• _Your objective_
Scan the records below. List lines holding "class".

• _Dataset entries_
________________________

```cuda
cudaError_t launch_bin_sort(int64_t n, int grid_x, int grid_y, const GeomBuffers& g, void* aux, int tight, int sm_count,
                            BinLayout* out, cudaStream_t st) {
    const int num_tiles = grid_x * grid_y;
    BinSortArgs a{};
    a.n = n; a.rec2 = g.rec2; a.tiles_touched = g.tiles_touched; a.rect = g.rect; a.rec0 = g.rec0; a.rec1 = g.rec1;
    a.depth_range = g.depth_range;
    a.grid_bar = reinterpret_cast<uint32_t*>(reinterpret_cast<char*>(g.depth_range) - offsetof(CameraDev, depth_min) + offsetof(CameraDev, grid_bar));
    a.perm = g.perm;
    Carve m(aux);
    uint32_t* tile_start;
    carve_bin_aux(m, n, num_tiles, sm_count, a, tile_start);
    a.grid_x = grid_x; a.grid_y = grid_y; a.num_tiles = num_tiles; a.tight = tight;
    int rows = (int)(kCountSmemBudget / ((size_t)grid_x * 4));
    if (rows < 1) return cudaErrorInvalidValue;
    a.count_band_rows = rows < grid_y ? rows : grid_y;
    size_t smem = (size_t)a.count_band_rows * grid_x * 4;
    if (smem < kSortSmemBytes) smem = kSortSmemBytes;
    out->chunk_start = a.chunk_start; out->M = a.M; out->tile_total = a.tile_total; out->tile_start = tile_start; out->ctl = a.ctl;
    out->chunks = sm_count;
    cudaError_t e = cudaFuncSetAttribute(bin_sort_kernel, cudaFuncAttributeMaxDynamicSharedMemorySize, (int)smem);
    if (e != cudaSuccess) return e;
    void* args[] = {&a};
    return cudaLaunchCooperativeKernel((const void*)bin_sort_kernel, dim3((unsigned)sm_count), dim3(kBinThreads), args, smem, st);
}

cudaError_t launch_bin_place(int grid_x, int grid_y, const GeomBuffers& g, const BinLayout& lay, uint32_t* ids, uint2* kbuf,
                             uint2* ranges, uint32_t capacity, int tight, cudaStream_t st) {
    const int num_tiles = grid_x * grid_y;
    BinPlaceArgs a{};
    a.perm = g.perm; a.rect = g.rect; a.rec0 = g.rec0; a.rec1 = g.rec1; a.chunk_start = lay.chunk_start; a.M = lay.M;
    a.tile_total = lay.tile_total; a.tile_start = lay.tile_start; a.ranges = ranges; a.ids = ids; a.kbuf = kbuf;
    a.capacity = capacity; a.grid_x = grid_x; a.grid_y = grid_y; a.num_tiles = num_tiles; a.tight = tight;
    a.band_rows = (int)(kPlaceSmemBudget / (4 * (size_t)grid_x));
    if (a.band_rows < 1) return cudaErrorInvalidValue;
    if (a.band_rows > grid_y) a.band_rows = grid_y;
    const size_t smem = 4 * (size_t)a.band_rows * grid_x;
    cudaError_t e = cudaFuncSetAttribute(bin_place_kernel, cudaFuncAttributeMaxDynamicSharedMemorySize, (int)smem);
    if (e != cudaSuccess) return e;
    if ((e = launch_k(bin_place_kernel, dim3(lay.chunks), dim3(kBinThreads), smem, st, true, a)) != cudaSuccess) return e;
    const int rounds = (lay.chunks + 31) / 32;
    return launch_k(bin_fix_kernel, dim3((num_tiles * rounds + 7) / 8), dim3(256), 0, st, true, a, lay.chunks);
}

}
```

### 4dgaussians_b200/csrc/g4d_internal.h

```cpp
#pragma once
#include <cuda_runtime.h>
#include <stdint.h>

#include "deform_tile.cuh"
#include "g4d_common.cuh"

namespace g4d {

struct Carve {
    char* base;
    size_t off = 0;
    explicit Carve(void* b = nullptr) : base(static_cast<char*>(b)) {}
    template <class T> T* take(size_t count) {
        T* p = base ? reinterpret_cast<T*>(base + off) : nullptr;
        off += (count * sizeof(T) + 255) / 256 * 256;
        return p;
    }
    size_t bytes() const { return off; }
};

struct TimeRows {
    int levels = 0;
    int start[G4D_MAX_LEVELS * 3 + 1] = {};
    TimeRows(int levels_, const int32_t (*res)[4], int C) : levels(levels_) {
        for (int m = 0; m < 3 * levels; ++m) start[m + 1] = start[m] + res[m / 3][m % 3] * C;
    }
    size_t total() const { return (size_t)start[3 * levels]; }
    void place(float* base, float* (*rows)[3]) const {
        for (int m = 0; m < 3 * levels; ++m) rows[m / 3][m % 3] = base + start[m];
    }
};

struct GeomBuffers {
    float4* rec0;
    float4* rec1;
    float2* rec2;
    int32_t* radii;
    uint2* rect;
    uint32_t* tiles_touched;
    uint32_t* perm;
    uint32_t* depth_range;
    uint8_t* clamped;
};

struct BinBuffers {
    uint2* kbuf;
    uint32_t* ids_sorted;
    uint2* ranges;
};

struct BinCtl { uint32_t n_visible, R, overflow, pad; long long phase_clk[16]; };
struct BinSortArgs {
    int64_t n;
    const float2* rec2; const uint32_t* tiles_touched; const uint2* rect; const float4* rec0; const float4* rec1;
    const uint32_t* depth_range;
    uint32_t* grid_bar;
    uint32_t *kA, *vA, *kB, *vB;
    uint32_t* perm;
    uint32_t* H;
    uint32_t* S;
    uint32_t* chunk_start;
    uint32_t* M;
    uint32_t* tile_total;
    BinCtl* ctl;
    int grid_x, grid_y, num_tiles, count_band_rows;
    int tight;
};
struct BinPlaceArgs {
    const uint32_t* perm; const uint2* rect; const float4* rec0; const float4* rec1;
    const uint32_t* chunk_start; const uint32_t* M; const uint32_t* tile_total;
    uint32_t* tile_start;
    uint2* ranges;
    uint32_t* ids;
    uint2* kbuf;
    uint32_t capacity;
    int grid_x, grid_y, num_tiles, band_rows, tight;
};
struct BinLayout { uint32_t* chunk_start; uint32_t* M; uint32_t* tile_total; uint32_t* tile_start; BinCtl* ctl; int chunks; };
size_t bin_aux_bytes(int64_t n, int num_tiles, int sm_count);
cudaError_t launch_bin_sort(int64_t n, int grid_x, int grid_y, const GeomBuffers& g, void* aux, int tight, int sm_count,
                            BinLayout* out, cudaStream_t st);
cudaError_t launch_bin_place(int grid_x, int grid_y, const GeomBuffers& g, const BinLayout& lay, uint32_t* ids, uint2* kbuf,
                             uint2* ranges, uint32_t capacity, int tight, cudaStream_t st);

struct ImageBuffers {
    float* final_T;
    uint32_t* n_contrib;
};

constexpr int kShRow = 49;

struct ShIn {
    const float *shs, *dc, *rest;
    G4D_D float at(int64_t gi, int e) const {
        return shs ? __ldg(shs + gi * 48 + e) : e < 3 ? __ldg(dc + gi * 3 + e) : __ldg(rest + gi * 45 + (e - 3));
    }
    template <class F> G4D_D void with_coeffs(int64_t gi, F&& f) const {
        if (shs) f([=](int k, int ch) { return __ldg(shs + gi * 48 + 3 * k + ch); });
        else f([=](int k, int ch) { return k == 0 ? __ldg(dc + gi * 3 + ch) : __ldg(rest + gi * 45 + 3 * (k - 1) + ch); });
    }
    G4D_D void load(int64_t gi, float (&v)[48]) const {
        if (shs) {
#pragma unroll
            for (int j = 0; j < 48; j += 4) {
                const float4 b = __ldg(reinterpret_cast<const float4*>(shs + gi * 48 + j));
                v[j] = b.x; v[j + 1] = b.y; v[j + 2] = b.z; v[j + 3] = b.w;
            }
        } else {
#pragma unroll
            for (int j = 0; j < 3; ++j) v[j] = __ldg(dc + gi * 3 + j);
#pragma unroll
            for (int j = 0; j < 45; ++j) v[3 + j] = __ldg(rest + gi * 45 + j);
        }
    }
    G4D_D void stage_warp(int64_t g0, int cnt, int lane, float* rows) const {
        for (int idx = lane; idx < cnt * 48; idx += 32) {
            const int i = idx / 48, e = idx - i * 48;
            rows[i * kShRow + e] = at(g0 + i, e);
        }
    }
};

struct ShOut {
    float *shs, *dc, *rest;
    G4D_D void store_warp(int64_t g0, int cnt, int lane, const float* rows) const {
        for (int idx = lane; idx < cnt * 48; idx += 32) {
            const int i = idx / 48, e = idx - i * 48;
            const float v = rows[i * kShRow + e];
            if (shs) shs[g0 * 48 + idx] = v;
            if (e < 3) { if (dc) dc[(g0 + i) * 3 + e] = v; }
            else if (rest) rest[(g0 + i) * 45 + (e - 3)] = v;
        }
    }
};

template <class P>
// ... 129 lines not shown
```

Before: 900.9.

________________________

• _Worked solution_
    template <class T> T* take(size_t count) {
    template <class F> G4D_D void with_coeffs(int64_t gi, F&& f) const {
template <class P>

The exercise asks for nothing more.